• [Exercise prompt]: Spot each line in the data below containing "lengths" and copy it.

######

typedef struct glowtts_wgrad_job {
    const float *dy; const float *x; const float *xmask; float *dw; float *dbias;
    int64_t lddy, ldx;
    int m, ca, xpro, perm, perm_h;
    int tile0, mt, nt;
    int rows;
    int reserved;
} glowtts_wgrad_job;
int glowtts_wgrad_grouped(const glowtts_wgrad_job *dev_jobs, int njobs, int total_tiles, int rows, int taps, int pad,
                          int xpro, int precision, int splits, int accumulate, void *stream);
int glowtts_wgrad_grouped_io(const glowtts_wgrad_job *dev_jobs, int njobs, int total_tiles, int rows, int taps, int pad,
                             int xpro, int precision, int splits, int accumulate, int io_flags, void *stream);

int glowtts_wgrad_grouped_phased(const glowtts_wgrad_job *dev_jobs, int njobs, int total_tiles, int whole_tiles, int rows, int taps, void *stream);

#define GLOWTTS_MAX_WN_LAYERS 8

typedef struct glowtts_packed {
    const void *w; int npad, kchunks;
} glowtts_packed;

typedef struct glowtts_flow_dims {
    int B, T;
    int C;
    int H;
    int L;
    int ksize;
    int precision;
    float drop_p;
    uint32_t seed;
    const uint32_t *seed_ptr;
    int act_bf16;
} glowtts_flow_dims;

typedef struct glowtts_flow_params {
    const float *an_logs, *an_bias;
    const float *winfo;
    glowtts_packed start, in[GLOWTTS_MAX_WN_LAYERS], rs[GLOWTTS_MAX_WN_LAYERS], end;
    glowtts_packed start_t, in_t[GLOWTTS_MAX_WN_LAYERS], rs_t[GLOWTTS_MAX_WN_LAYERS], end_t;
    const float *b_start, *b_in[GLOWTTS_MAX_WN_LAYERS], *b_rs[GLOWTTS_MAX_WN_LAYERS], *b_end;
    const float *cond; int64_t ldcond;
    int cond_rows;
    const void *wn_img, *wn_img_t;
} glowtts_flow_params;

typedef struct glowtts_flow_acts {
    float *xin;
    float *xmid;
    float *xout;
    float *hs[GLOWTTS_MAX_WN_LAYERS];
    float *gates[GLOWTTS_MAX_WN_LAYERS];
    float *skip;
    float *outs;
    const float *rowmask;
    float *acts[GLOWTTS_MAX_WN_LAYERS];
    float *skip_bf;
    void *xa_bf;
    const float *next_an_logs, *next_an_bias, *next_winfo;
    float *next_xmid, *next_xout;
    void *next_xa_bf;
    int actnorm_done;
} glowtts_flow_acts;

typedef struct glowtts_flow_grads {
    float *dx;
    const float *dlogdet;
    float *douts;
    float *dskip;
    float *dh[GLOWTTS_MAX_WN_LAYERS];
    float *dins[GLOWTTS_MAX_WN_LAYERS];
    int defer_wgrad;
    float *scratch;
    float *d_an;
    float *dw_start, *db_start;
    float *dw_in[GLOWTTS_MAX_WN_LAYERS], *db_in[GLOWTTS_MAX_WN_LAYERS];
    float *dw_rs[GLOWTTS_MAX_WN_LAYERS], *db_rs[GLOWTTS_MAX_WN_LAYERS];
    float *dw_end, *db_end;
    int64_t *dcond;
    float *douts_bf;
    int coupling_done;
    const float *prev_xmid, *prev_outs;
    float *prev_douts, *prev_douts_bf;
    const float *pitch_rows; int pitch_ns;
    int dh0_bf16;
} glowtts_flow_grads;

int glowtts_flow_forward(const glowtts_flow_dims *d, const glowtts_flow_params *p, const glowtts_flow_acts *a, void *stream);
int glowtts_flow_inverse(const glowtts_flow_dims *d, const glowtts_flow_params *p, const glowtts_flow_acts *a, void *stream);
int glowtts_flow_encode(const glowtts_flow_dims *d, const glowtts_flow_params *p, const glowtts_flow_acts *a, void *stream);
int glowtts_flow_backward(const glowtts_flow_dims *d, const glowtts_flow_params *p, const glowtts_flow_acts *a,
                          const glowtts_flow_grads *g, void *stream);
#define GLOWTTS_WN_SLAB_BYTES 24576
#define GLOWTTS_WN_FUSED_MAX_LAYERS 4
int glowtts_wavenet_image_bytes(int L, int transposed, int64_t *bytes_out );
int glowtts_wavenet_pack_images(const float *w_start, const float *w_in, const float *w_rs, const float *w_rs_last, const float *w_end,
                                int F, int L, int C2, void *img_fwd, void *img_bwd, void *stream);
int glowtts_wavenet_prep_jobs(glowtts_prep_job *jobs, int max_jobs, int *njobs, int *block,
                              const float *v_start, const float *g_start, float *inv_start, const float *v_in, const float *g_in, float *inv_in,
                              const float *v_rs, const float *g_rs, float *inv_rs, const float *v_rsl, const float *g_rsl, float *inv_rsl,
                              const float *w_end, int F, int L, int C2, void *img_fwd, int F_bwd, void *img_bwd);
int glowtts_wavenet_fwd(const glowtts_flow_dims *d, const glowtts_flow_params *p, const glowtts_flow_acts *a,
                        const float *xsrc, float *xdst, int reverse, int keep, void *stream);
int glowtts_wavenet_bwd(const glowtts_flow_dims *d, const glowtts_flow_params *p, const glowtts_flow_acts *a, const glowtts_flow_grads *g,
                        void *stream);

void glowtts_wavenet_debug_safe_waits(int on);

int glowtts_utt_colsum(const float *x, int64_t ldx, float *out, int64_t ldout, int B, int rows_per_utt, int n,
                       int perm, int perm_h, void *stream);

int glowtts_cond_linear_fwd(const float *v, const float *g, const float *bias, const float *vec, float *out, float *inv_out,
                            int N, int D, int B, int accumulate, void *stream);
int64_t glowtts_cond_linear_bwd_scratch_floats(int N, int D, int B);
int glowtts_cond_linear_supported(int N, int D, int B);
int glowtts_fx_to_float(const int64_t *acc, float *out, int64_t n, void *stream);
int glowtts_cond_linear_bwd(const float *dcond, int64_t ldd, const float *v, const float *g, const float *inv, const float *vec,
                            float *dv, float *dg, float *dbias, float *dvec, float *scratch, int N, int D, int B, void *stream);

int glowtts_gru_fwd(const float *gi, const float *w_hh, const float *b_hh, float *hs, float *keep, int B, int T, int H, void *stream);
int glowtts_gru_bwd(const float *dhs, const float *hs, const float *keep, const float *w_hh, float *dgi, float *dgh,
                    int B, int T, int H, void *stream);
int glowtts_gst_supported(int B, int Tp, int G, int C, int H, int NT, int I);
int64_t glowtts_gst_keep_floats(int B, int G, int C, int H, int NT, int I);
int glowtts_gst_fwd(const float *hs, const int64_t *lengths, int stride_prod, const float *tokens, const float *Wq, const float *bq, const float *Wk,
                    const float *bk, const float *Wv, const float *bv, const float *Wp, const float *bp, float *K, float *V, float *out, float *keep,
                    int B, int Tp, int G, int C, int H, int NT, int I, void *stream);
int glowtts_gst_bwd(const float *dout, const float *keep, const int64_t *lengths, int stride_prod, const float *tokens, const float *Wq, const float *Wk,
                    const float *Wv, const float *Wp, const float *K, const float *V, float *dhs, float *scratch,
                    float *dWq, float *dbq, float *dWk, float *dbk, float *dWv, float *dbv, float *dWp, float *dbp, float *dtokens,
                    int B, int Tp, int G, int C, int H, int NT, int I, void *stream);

######

• [Result of the exercise]:
int glowtts_gst_fwd(const float *hs, const int64_t *lengths, int stride_prod, const float *tokens, const float *Wq, const float *bq, const float *Wk,
int glowtts_gst_bwd(const float *dout, const float *keep, const int64_t *lengths, int stride_prod, const float *tokens, const float *Wq, const float *Wk,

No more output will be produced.